On Fri, May 22, 2015 at 7:42 PM, Tom Hacohen <t...@osg.samsung.com> wrote:

> On 20/05/15 12:55, Simon Lees wrote:
> >
> >
> > On 05/20/2015 08:29 PM, Tom Hacohen wrote:
> >> On 20/05/15 03:48, ChunEon Park wrote:
> >>> And additionally saying,
> >>>
> >>> EDC will break app theme compatibility acutally.
> >>>
> >>> If applications want to develop the system based themeable apps,
> >>> they should not touch the edc, they should write the gui with only elm
> widgets.
> >>>
> >>> See the efl applications, the most application may write the layouts
> with edc.
> >>> they design the layout look&feel compatible with current elm theme.
> >>>
> >>> Now say, if there new elm theme come?
> >>> How they guarantee their edj gui compatbile with new elm theme?
> >>>
> >>> The application gui will be totally broken or ugly.
> >>>
> >>> App should not use the edc as possible,
> >>> Writing edc is harmful potentially, app should depend on the gui with
> elm controls more than edc.
> >>> We should not guide using edc in apps as possible.

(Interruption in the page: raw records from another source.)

@@ -639,7 +730,7 @@
                            lat->table_mask, hidden, lat->int_of_ft);
         int rcn = PHL_OK;
         switch (d) {
-#define PHL_CASE(D) case D: rcn = launch_neighbors<D>(lat->vkeys, M, lat->table, lat->table_mask, lat->nbr, scratch, st); break;
+#define PHL_CASE(D) case D: rcn = launch_neighbors<D>(lat->vkeys, M, lat->table, lat->table_mask, lat->nbr, scratch, line_words, &line_tmp, st); break;
             PHL_FOR_D(PHL_CASE)
 #undef PHL_CASE
         }
@@ -651,6 +742,33 @@
         const int64_t totp = (int64_t)M * npairs;
         hipLaunchKernelGGL(k_compose_pairs, dim3((unsigned)((totp + 255) / 256)), dim3(256), 0, st,
                            reinterpret_cast<const int2 *>(lat->nbr), M, npairs, reinterpret_cast<int4 *>(lat->nbr2));
+        if (triples) {
+            pair_axes_t ax = {};
+            int np3 = 0;
+            for (int g = 0; g < n3; g++) ax.a[np3++] = 3 * g;
+            for (int a = 3 * n3; a + 1 < naxes; a += 2) ax.a[np3++] = a;
+            const int K = line_item;
+            const int nitems = (M + K - 1) / K;
+            PHL_HIP(phl_lat_alloc(lat->nbr3, (size_t)M * np3 * 8));
+            PHL_HIP(phl_lat_alloc(lat->lines, (size_t)M * n3));
+            PHL_HIP(phl_lat_alloc(lat->line_items, (size_t)(nitems + 1) * n3));
+            const int2 *nbr = reinterpret_cast<const int2 *>(lat->nbr);
+            int *const len = reinterpret_cast<int *>(line_tmp), *const pos = len + (size_t)M * n3, *const tile_sums = pos + (size_t)M * n3 + 1;
+            const int64_t tot3 = (int64_t)M * n3;
+            const unsigned g3 = (unsigned)((tot3 + 255) / 256);
+            hipLaunchKernelGGL(k_compose_pairs_at, dim3((unsigned)(((int64_t)M * np3 + 255) / 256)), dim3(256), 0, st, nbr, M, np3, ax,
+                               reinterpret_cast<int4 *>(lat->nbr3));
+            hipLaunchKernelGGL(k_line_len, dim3(g3), dim3(256), 0, st, nbr, M, n3, len);
+            hipLaunchKernelGGL(k_fill_i32, dim3(256), dim3(256), 0, st, lat->line_items, (int64_t)(nitems + 1) * n3, 0x7FFFFFFF);
+            PHL_TRY(exclusive_scan(len, pos, (int)tot3, tile_sums, st));
+            hipLaunchKernelGGL(k_line_fill, dim3(g3), dim3(256), 0, st, nbr, M, n3, K, nitems, len, pos, lat->lines, lat->line_items);
+            hipLaunchKernelGGL(k_line_items_finish, dim3((unsigned)(((int64_t)(nitems + 1) * n3 + 255) / 256)), dim3(256), 0, st, M, n3, K,
+                               nitems, lat->line_items);
+            lat->n3 = n3;
+            lat->np3 = np3;
+            lat->nitems3 = nitems;
+            lat->line_item_size = K;
+        }
     }
     PHL_HIP(hipGetLastError());
     return PHL_OK;
diff --git a/depth-estimation_amd/csrc/phl_filter.hip b/depth-estimation_amd/csrc/phl_filter.hip
--- a/depth-estimation_amd/csrc/phl_filter.hip
+++ b/depth-estimation_amd/csrc/phl_filter.hip
@@ -217,6 +217,83 @@
             const V t0 = blur3(x[u][3], s[u], x[u][4]);
             const V tp = id[u][6] >= 0 ? blur3(x[u][5], x[u][6], x[u][7]) : vzero<VEC>();
             if (v[u] < M) vstore(vout + v[u] * vd + c, blur3(tm, t0, tp));
+        }
+    }
+}
+
+struct pair_ids_t {
+    int id[8];
+};
+__device__ __forceinline__ pair_ids_t load_pair_ids(const int4 *__restrict__ nb2, int u)
+{
+    const int4 i0 = nb2[(int64_t)u * 2], i1 = nb2[(int64_t)u * 2 + 1];
+    const int raw[8] = {i0.x, i0.y, i0.z, i0.w, i1.x, i1.y, i1.z, i1.w};
+    pair_ids_t r;
+#pragma unroll
+    for (int k = 0; k < 8; k++) r.id[k] = __builtin_amdgcn_readfirstlane(raw[k]);
+    return r;
+}
+template <int VEC>
+__device__ __forceinline__ typename vec_of<VEC>::type blur2_value(const float *__restrict__ vin, const pair_ids_t &I, int u, int vd, int c)
+{
+    using V = typename vec_of<VEC>::type;
+    V x[8];
+    const V s = vload(vin + (int64_t)u * vd + c, V());
+#pragma unroll
+    for (int k = 0; k < 8; k++) {
+        x[k] = vzero<VEC>();
+        if (I.id[k] >= 0) x[k] = vload(vin + (int64_t)I.id[k] * vd + c, V());
+    }
+    const V tm = I.id[1] >= 0 ? blur3(x[0], x[1], x[2]) : vzero<VEC>();
+    const V t0 = blur3(x[3], s, x[4]);
+    const V tp = I.id[6] >= 0 ? blur3(x[5], x[6], x[7]) : vzero<VEC>();
+    return blur3(tm, t0, tp);
+}
+
+template <int VEC>
+__global__ __launch_bounds__(256) void k_blur3(const float *__restrict__ vin, float *__restrict__ vout,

> >> I'll properly reply to the next of the thread soon. However, just to
> >> touch what I think is the point of confusion here.
> >>
> >> While I generally agree with the notion of what you are saying about
> >> what developers want.
> > I'm just going to comment on this point well for now anyway and i'm
> > going to comment on it with my distribution integrator hat on more then
> > my theme designer or application developer hat on. If were talking about
> > embedded / mobile apps you have a fair point, I have spent a lot of the
> > last few years working on a embedded UI which looks nothing like a
> > desktop UI as it shouldn't, rather then using a full desktop toolkit all
> > you really need is a label images and a layout engine (gradients and the
> > ability to draw rounded rectangles are a bonus), this doesn't sound alot
> > like elm so elm is probably not the best solution here (we use a very
> > small subset of Qt but anyway i'm distracted)
> >
> > If were talking about desktop apps then there seems to be a fair
> > disconnect here between what developers want and what users want (as a
> > desktop integrate its my job to interact between the two groups). What
> > users want and what i'm often after is a consistent look and feel
> > between all there apps so they feel like they have 1 unified system.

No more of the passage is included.